== DATASET EXTRACT

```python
from tgis_amd import native
from tgis_amd.models.custom_modeling.flash_common import KVArgs
from tgis_amd.models.model import Model
from tgis_amd.models.types import Batch, GenerateError
from tgis_amd.pb import generate_pb2
from tgis_amd.utils.graph_segments import SegmentedGraph, no_gc_during_capture
from tgis_amd.utils.kv_cache import (KV_CACHE_DTYPES, PAGE, PagedKVCache, kv_pool_dtype, pages_for_budget,
                                     parse_kv_cache_dtype)
from tgis_amd.utils.token_types import InputTokens, TokenInfo
from tgis_amd.utils.tokens import HeterogeneousNextTokenChooser, get_input_tokens_info, get_token_info

logger = logging.getLogger(__name__)

USE_GRAPHS = os.getenv("TGIS_DISABLE_GRAPHS", "false").lower() not in ("1", "true")
# ... 242 lines not shown

FRESH_PREFILL_KV = os.getenv("TGIS_PREFILL_KV", "true").lower() not in ("0", "false")


GRAPH_BUCKETS = os.getenv("TGIS_GRAPH_BUCKETS", "true").lower() not in ("0", "false")


def graph_bucket(B: int) -> int:
    if not GRAPH_BUCKETS:
        return B
    if B <= 8:
        return 1 << (B - 1).bit_length()
    return (B + 7) // 8 * 8


class _DecodeGraph:

    def __init__(self, lm: "FlashCausalLM", B: int, width: int):
        dev = lm.device
        self.rows = B
        self.active = 0
        self.input_ids = torch.zeros(B, dtype=torch.int64, device=dev)
        self.positions = torch.zeros(B, dtype=torch.int32, device=dev)
        self.block_tables = torch.full((B, width), lm.kv_cache.null_page, dtype=torch.int32, device=dev)
        self.slots = torch.zeros(B, dtype=torch.int32, device=dev)
        self.ctx = torch.ones(B, dtype=torch.int32, device=dev)
        self.cu_q = torch.arange(B + 1, dtype=torch.int32, device=dev)
        self.max_ctx = width * PAGE
        self.num_splits = native.attn_num_splits(B, lm.num_kv_heads, lm.num_heads, 1, self.max_ctx)
        self.lm = lm
        self.graph = None
        self.logits = self.ids = self.logprobs = None
        self.out_buf = torch.zeros(B * 12, dtype=torch.uint8, device=dev)
        self.ids_buf = self.out_buf[:B * 8].view(torch.int64)
        self.lps_buf = self.out_buf[B * 8:].view(torch.float32)
        self.argmax_scratch = native.argmax_scratch(B, dev)
        self.host_buf = torch.zeros(B * 12, dtype=torch.uint8).pin_memory()
        self.host_ready = torch.cuda.Event()
        self.staged_ids = self.staged_pos = self.staged_bt = None

    def fetch_greedy(self):
        self.host_buf.copy_(self.out_buf, non_blocking=True)
        self.host_ready.record()
        return self._read_host

    def _read_host(self, want_logprobs: bool):
        self.host_ready.synchronize()
        B = self.ids_buf.numel()
        ids = self.host_buf[:B * 8].view(torch.int64).tolist()
        return ids, (self.host_buf[B * 8:].view(torch.float32).tolist() if want_logprobs else None)

    def _step(self):
        lm = self.lm
        native.decode_slots(self.positions, self.block_tables, self.slots, self.ctx)
        kv = KVArgs(cache=lm.kv_cache, block_tables=self.block_tables, ctx_lens=self.ctx, slots=self.slots,
                    max_q_len=1, max_ctx=self.max_ctx, num_splits=self.num_splits)
        logits = lm.model.forward(self.input_ids, self.positions, self.cu_q, self.max_ctx, None, kv)
        ids, lps = native.argmax_logprob(logits, ids_out=self.ids_buf, logprob_out=self.lps_buf, scratch=self.argmax_scratch)
        return logits, ids, lps

    def run(self, input_ids, position_ids, block_tables):
        n = input_ids.numel()
        if n < self.active:
            self.positions[n:self.active].zero_()
            self.input_ids[n:self.active].zero_()
            self.block_tables[n:self.active].fill_(self.lm.kv_cache.null_page)
        self.active = n
        if input_ids is not self.staged_ids or position_ids is not self.staged_pos:
            self.input_ids[:n].copy_(input_ids, non_blocking=True)
            self.positions[:n].copy_(position_ids, non_blocking=True)
        if block_tables is not self.staged_bt:
            self.block_tables[:n].copy_(block_tables, non_blocking=True)
            self.staged_bt = block_tables
        self.staged_ids = self.staged_pos = None
        logits, ids, lps = self._run()
        return (logits, ids, lps) if n == self.rows else (logits[:n], ids[:n], lps[:n])

    def _run(self):
        if not self.lm.use_graphs:
            return self._step()
        if self.graph is None:
            t_capture = time.perf_counter()
            self._step()
            torch.cuda.current_stream().synchronize()
            g = None
            if self.lm.resolve_graph_mode() == "full":
                g = torch.cuda.CUDAGraph()
                kw = {"capture_error_mode": "thread_local"} if self.lm.tp_world > 1 else {}
                ok = True
                try:
                    with no_gc_during_capture(), torch.cuda.graph(g, pool=self.lm.graph_pool, **kw):
                        self.logits, self.ids, self.logprobs = self._step()
                except Exception as exc:
                    if self.lm.tp_world == 1:
                        raise
                    logger.warning("capturing the tensor-parallel step with RCCL inside failed (%s)", exc)
                    native.clear_error()
                    ok = False
                if self.lm.tp_world > 1 and not self.lm.all_ranks_agree(ok):
                    self.lm.graph_mode = "segments"
                    g = None
            if g is None:
                if not any(d.graph is not None for d in self.lm._graphs.values()):
                    self.lm.graph_pool = torch.cuda.graph_pool_handle()
                g = SegmentedGraph(self.lm.device, pool=self.lm.graph_pool)
                try:
                    self.logits, self.ids, self.logprobs = g.record(self._step)
                except Exception as exc:
                    logger.warning("segmented capture of the decode step failed (%s); running eagerly", exc)
# ... 292 lines not shown
```

### text-generation-inference_amd/tgis_amd/native.py

```python
import ctypes
import os
from typing import Optional

import torch

_HERE = os.path.dirname(os.path.abspath(__file__))
LIB_PATH = os.getenv("TGIS_HIP_LIB") or os.path.join(os.path.dirname(_HERE), "lib", "libtgis_hip.so")

F16, BF16 = 0, 1
KV_PAGE_TOKENS = 32

OP_GPTQ_GEMM, OP_ATTN, OP_DENSE_GEMM, OP_NORM, OP_ROPE_KV, OP_ACT, OP_SAMPLE = range(7)

_c_i64 = ctypes.c_int64
_c_int = ctypes.c_int
_c_f = ctypes.c_float
_vp = ctypes.c_void_p
_KV8_ARGS = [_c_int, _c_f, _c_f]


SIGNATURES = {
    "tgis_version": (ctypes.c_char_p, []),
    "tgis_arch": (ctypes.c_char_p, []),
    "tgis_clear_error": (None, []),
# ... 13 lines not shown
                                            ctypes.POINTER(_c_int), ctypes.POINTER(_c_i64), _vp]),
    "tgis_gptq_dequant_f16": (_c_int, [_vp, _vp, _c_i64, _c_i64, _c_i64, _c_int, _vp]),
    "tgis_dense_gemm_rope": (_c_int, [_vp, _c_i64, _vp, _vp, _vp, _vp, _vp, _vp, _vp, _c_i64, _vp, _vp, _c_i64, _c_i64, _c_i64,
                                      _c_i64, _c_i64, _c_i64, _c_int, _vp]),
    "tgis_dense_gemm_rope_kv8": (_c_int, [_vp, _c_i64, _vp, _vp, _vp, _vp, _vp, _vp, _vp, _c_i64, _vp, _vp, _c_i64, _c_i64,
                                          _c_i64, _c_i64, _c_i64, _c_i64, _c_int, _vp] + _KV8_ARGS),
    "tgis_gptq_rope_ok": (_c_int, [_c_i64, _c_i64, _c_i64, _c_i64, _c_int, _c_i64]),
    "tgis_gptq_fragments_ok": (_c_int, [_c_i64, _c_i64, _c_i64, _c_i64, _c_int, _c_int]),
    "tgis_dense_rope_ok": (_c_int, [_c_i64, _c_i64, _c_i64, _c_i64]),
    "tgis_gptq_gemm_rope_f16": (_c_int, [_vp, _c_i64, _vp, _vp, _vp, _vp, _vp, _vp, _vp, _c_i64, _vp, _vp, _c_i64, _c_i64,
                                         _c_i64, _c_i64, _c_i64, _c_i64, _c_i64, _vp]),
    "tgis_gptq_gemm_rope_f16_kv8": (_c_int, [_vp, _c_i64, _vp, _vp, _vp, _vp, _vp, _vp, _vp, _c_i64, _vp, _vp, _c_i64,
                                             _c_i64, _c_i64, _c_i64, _c_i64, _c_i64, _c_i64, _vp] + _KV8_ARGS),
    "tgis_dense_prepared_bytes": (_c_i64, [_c_i64, _c_i64]),
    "tgis_dense_prepare": (_c_int, [_vp, _c_i64, _c_i64, _c_int, _c_int, _vp, _vp]),
    "tgis_dense_gemm_workspace_bytes": (_c_i64, [_c_i64, _c_i64, _c_i64]),
    "tgis_dense_gemm": (_c_int, [_vp, _c_i64, _vp, _vp, _vp, _c_i64, _c_i64, _c_i64, _c_i64, _c_int, _c_int,
                                 _c_int, _vp, _c_i64, _vp]),
    "tgis_dense_gemm_partial_bytes": (_c_i64, [_c_i64, _c_i64, _c_i64]),
    "tgis_dense_gemm_partial": (_c_int, [_vp, _c_i64, _vp, _c_i64, _c_i64, _c_i64, _c_int, _c_int, _vp, _c_i64,
                                         ctypes.POINTER(_c_int), ctypes.POINTER(_c_i64), _vp]),
    "tgis_rmsnorm_residual": (_c_int, [_vp, _vp, _vp, _vp, _c_i64, _vp, _c_i64, _c_i64, _c_f, _c_int, _vp]),
    "tgis_rmsnorm_residual_partial": (_c_int, [_vp, _c_int, _c_i64, _vp, _vp, _vp, _vp, _c_i64, _vp, _c_i64, _c_i64, _c_f,
                                               _c_int, _vp]),
    "tgis_layernorm_residual": (_c_int, [_vp, _vp, _vp, _vp, _vp, _vp, _c_i64, _c_i64, _c_f, _c_int, _vp]),
    "tgis_layernorm_residual_partial": (_c_int, [_vp, _c_int, _c_i64, _vp, _vp, _vp, _vp, _vp, _vp, _c_i64, _c_i64,
                                                 _c_f, _c_int, _vp]),
    "tgis_layernorm2_residual": (_c_int, [_vp, _vp, _vp, _vp, _vp, _vp, _vp, _vp, _vp, _vp, _vp, _vp, _c_i64, _c_i64,
                                          _c_f, _c_int, _vp]),
    "tgis_layernorm2_residual_partial": (_c_int, [_vp, _vp, _vp, _c_int, _c_i64, _vp, _vp, _vp, _c_int, _c_i64, _vp, _vp,
                                                  _vp, _vp, _vp, _vp, _vp, _vp, _c_i64, _c_i64, _c_f, _c_int, _vp]),
    "tgis_rope_kv_write": (_c_int, [_vp, _c_i64, _vp, _vp, _vp, _vp, _vp, _vp, _c_i64, _c_int, _c_int, _c_int,
                                    _c_int, _c_int, _vp]),
    "tgis_rope_kv_write_partial": (_c_int, [_vp, _c_int, _c_i64, _vp, _vp, _c_i64, _vp, _vp, _vp, _vp, _vp, _vp, _c_i64,
                                            _c_int, _c_int, _c_int, _c_int, _c_int, _vp]),
    "tgis_rope_kv_write_prefill": (_c_int, [_vp, _c_i64, _vp, _vp, _vp, _vp, _vp, _c_i64, _vp, _vp, _c_i64, _c_i64, _c_i64,
                                            _c_int, _c_int, _c_int, _c_int, _c_int, _vp]),
    "tgis_rope_kv_write_kv8": (_c_int, [_vp, _c_i64, _vp, _vp, _vp, _vp, _vp, _vp, _c_i64, _c_int, _c_int, _c_int,
                                        _c_int, _c_int, _vp] + _KV8_ARGS),
    "tgis_rope_kv_write_partial_kv8": (_c_int, [_vp, _c_int, _c_i64, _vp, _vp, _c_i64, _vp, _vp, _vp, _vp, _vp, _vp, _c_i64,
                                                _c_int, _c_int, _c_int, _c_int, _c_int, _vp] + _KV8_ARGS),
    "tgis_rope_kv_write_prefill_kv8": (_c_int, [_vp, _c_i64, _vp, _vp, _vp, _vp, _vp, _c_i64, _vp, _vp, _c_i64, _c_i64,
                                                _c_i64, _c_int, _c_int, _c_int, _c_int, _c_int, _vp] + _KV8_ARGS),
    "tgis_attn_num_splits": (_c_int, [_c_i64, _c_int, _c_int, _c_i64, _c_i64]),
    "tgis_attn_workspace_bytes": (_c_i64, [_c_i64, _c_int, _c_int, _c_int, _c_int]),
    "tgis_attn_paged": (_c_int, [_vp, _c_i64, _vp, _vp, _vp, _c_i64, _vp, _vp, _vp, _c_i64, _c_i64, _c_int, _c_int,
                                 _c_int, _c_i64, _c_i64, _c_f, _c_int, _c_int, _vp, _c_i64, _vp]),
    "tgis_attn_paged_kv8": (_c_int, [_vp, _c_i64, _vp, _vp, _vp, _c_i64, _vp, _vp, _vp, _c_i64, _c_i64, _c_int, _c_int,
                                     _c_int, _c_i64, _c_i64, _c_f, _c_int, _c_int, _vp, _c_i64, _vp] + _KV8_ARGS),
    "tgis_act_mul": (_c_int, [_vp, _vp, _c_i64, _c_i64, _c_int, _c_int, _vp]),
    "tgis_gelu": (_c_int, [_vp, _vp, _c_i64, _c_int, _c_int, _vp]),
    "tgis_embedding": (_c_int, [_vp, _vp, _vp, _vp, _vp, _c_i64, _c_i64, _c_i64, _c_i64, _c_int, _vp]),
    "tgis_decode_slots": (_c_int, [_vp, _vp, _c_i64, _vp, _vp, _c_i64, _vp]),
    "tgis_decode_advance": (_c_int, [_vp, _vp, _vp, _vp, _c_i64, _vp, _vp, _vp, _vp, _c_i64, _vp]),
    "tgis_argmax_logprob": (_c_int, [_vp, _c_i64, _c_i64, _c_i64, _c_int, _c_int, _vp, _vp, _vp, _c_i64, _vp]),
    "tgis_argmax_scratch_bytes": (_c_i64, [_c_i64]),
    "tgis_warp_sample": (_c_int, [_vp, _c_i64, _vp, _c_i64, _c_i64, _c_i64, _vp, _vp, _vp, _vp, _vp, _vp, _c_i64,
                                  _c_i64, _c_i64, _vp, _c_i64, _vp, _vp, _vp, _vp, _vp, _vp]),
}

_lib = None


class TgisHipError(RuntimeError):
    pass


def load_library(path: Optional[str] = None) -> ctypes.CDLL:
    global _lib
    if _lib is not None and path is None:
        return _lib
    p = path or LIB_PATH
    if not os.path.exists(p):
        raise TgisHipError(
            f"{p} not found: build the HIP extension first (python -c 'import __graft_entry__ as g; g.build()')"
        )
    lib = ctypes.CDLL(p)
    for name, (res, args) in SIGNATURES.items():
        fn = getattr(lib, name)
        fn.restype = res
        fn.argtypes = args
    if path is None:
        _lib = lib
    return lib


def _check(rc: int, what: str):
    if rc != 0:
        msg = load_library().tgis_last_error().decode()
        raise TgisHipError(f"{what} failed (code {rc}): {msg}")


KV_MODEL, KV_FP8_E4M3 = 0, 1
KV8_DTYPES = (torch.uint8, torch.float8_e4m3fn)


def kv_is8(pool: Optional[torch.Tensor]) -> bool:
    return pool is not None and pool.dtype in KV8_DTYPES


def _call_kv(name: str, args: tuple, k_pool, v_pool, kv_scales) -> None:
    if kv_is8(k_pool):
        assert kv_is8(v_pool) and k_pool.dtype == v_pool.dtype, "k and v pools must both hold e4m3 codes"
        k_scale, v_scale = (1.0, 1.0) if kv_scales is None else kv_scales
        name += "_kv8"
        args += (KV_FP8_E4M3, float(k_scale), float(v_scale))
# ... 484 lines not shown
    if isinstance(out, FragAct):
        assert max_q_len == 1 and out.K == H * D and out.M == B
        optr, ldo = _ptr(out.buf), LD_FRAGMENTS
    else:
        assert out.is_contiguous()
        optr, ldo = _ptr(out), H * D
    wptr, wbytes = (ws.ptr, ws.nbytes) if ws is not None else (None, 0)
    args = (_ptr(q), ld_q, _ptr(k_pool), _ptr(v_pool), _ptr(block_tables), block_tables.shape[1], _ptr(ctx_lens),
            _ptr(cu_seqlens_q), optr, ldo, B, H, Hkv, D, max_q_len, max_ctx, float(scale), dtype_code(q.dtype), num_splits,
            wptr, wbytes, _stream())
    _call_kv("tgis_attn_paged", args, k_pool, v_pool, kv_scales)
    return out


def act_mul(gate_up, I: int, out=None):
    T = gate_up.shape[0]
    assert gate_up.is_contiguous() and gate_up.shape[1] == 2 * I
    if out is None:
        out = torch.empty((T, I), dtype=gate_up.dtype, device=gate_up.device)
    _check(load_library().tgis_act_mul(_ptr(gate_up), _ptr(out), T, I, 1, dtype_code(gate_up.dtype), _stream()),
           "tgis_act_mul")
    return out


def gelu(x, tanh_approx: bool, out=None):
    assert x.is_contiguous()
    if out is None:
        out = torch.empty_like(x)
    _check(load_library().tgis_gelu(_ptr(x), _ptr(out), x.numel(), int(tanh_approx), dtype_code(x.dtype), _stream()),
           "tgis_gelu")
    return out
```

====

▶ **WHAT YOU ARE ASKED TO DO**
Copy out, from the data above, each line where the string "failed" is present.

▶ **EXERCISE OUTPUT**
                    logger.warning("capturing the tensor-parallel step with RCCL inside failed (%s)", exc)
                    logger.warning("segmented capture of the decode step failed (%s); running eagerly", exc)
        raise TgisHipError(f"{what} failed (code {rc}): {msg}")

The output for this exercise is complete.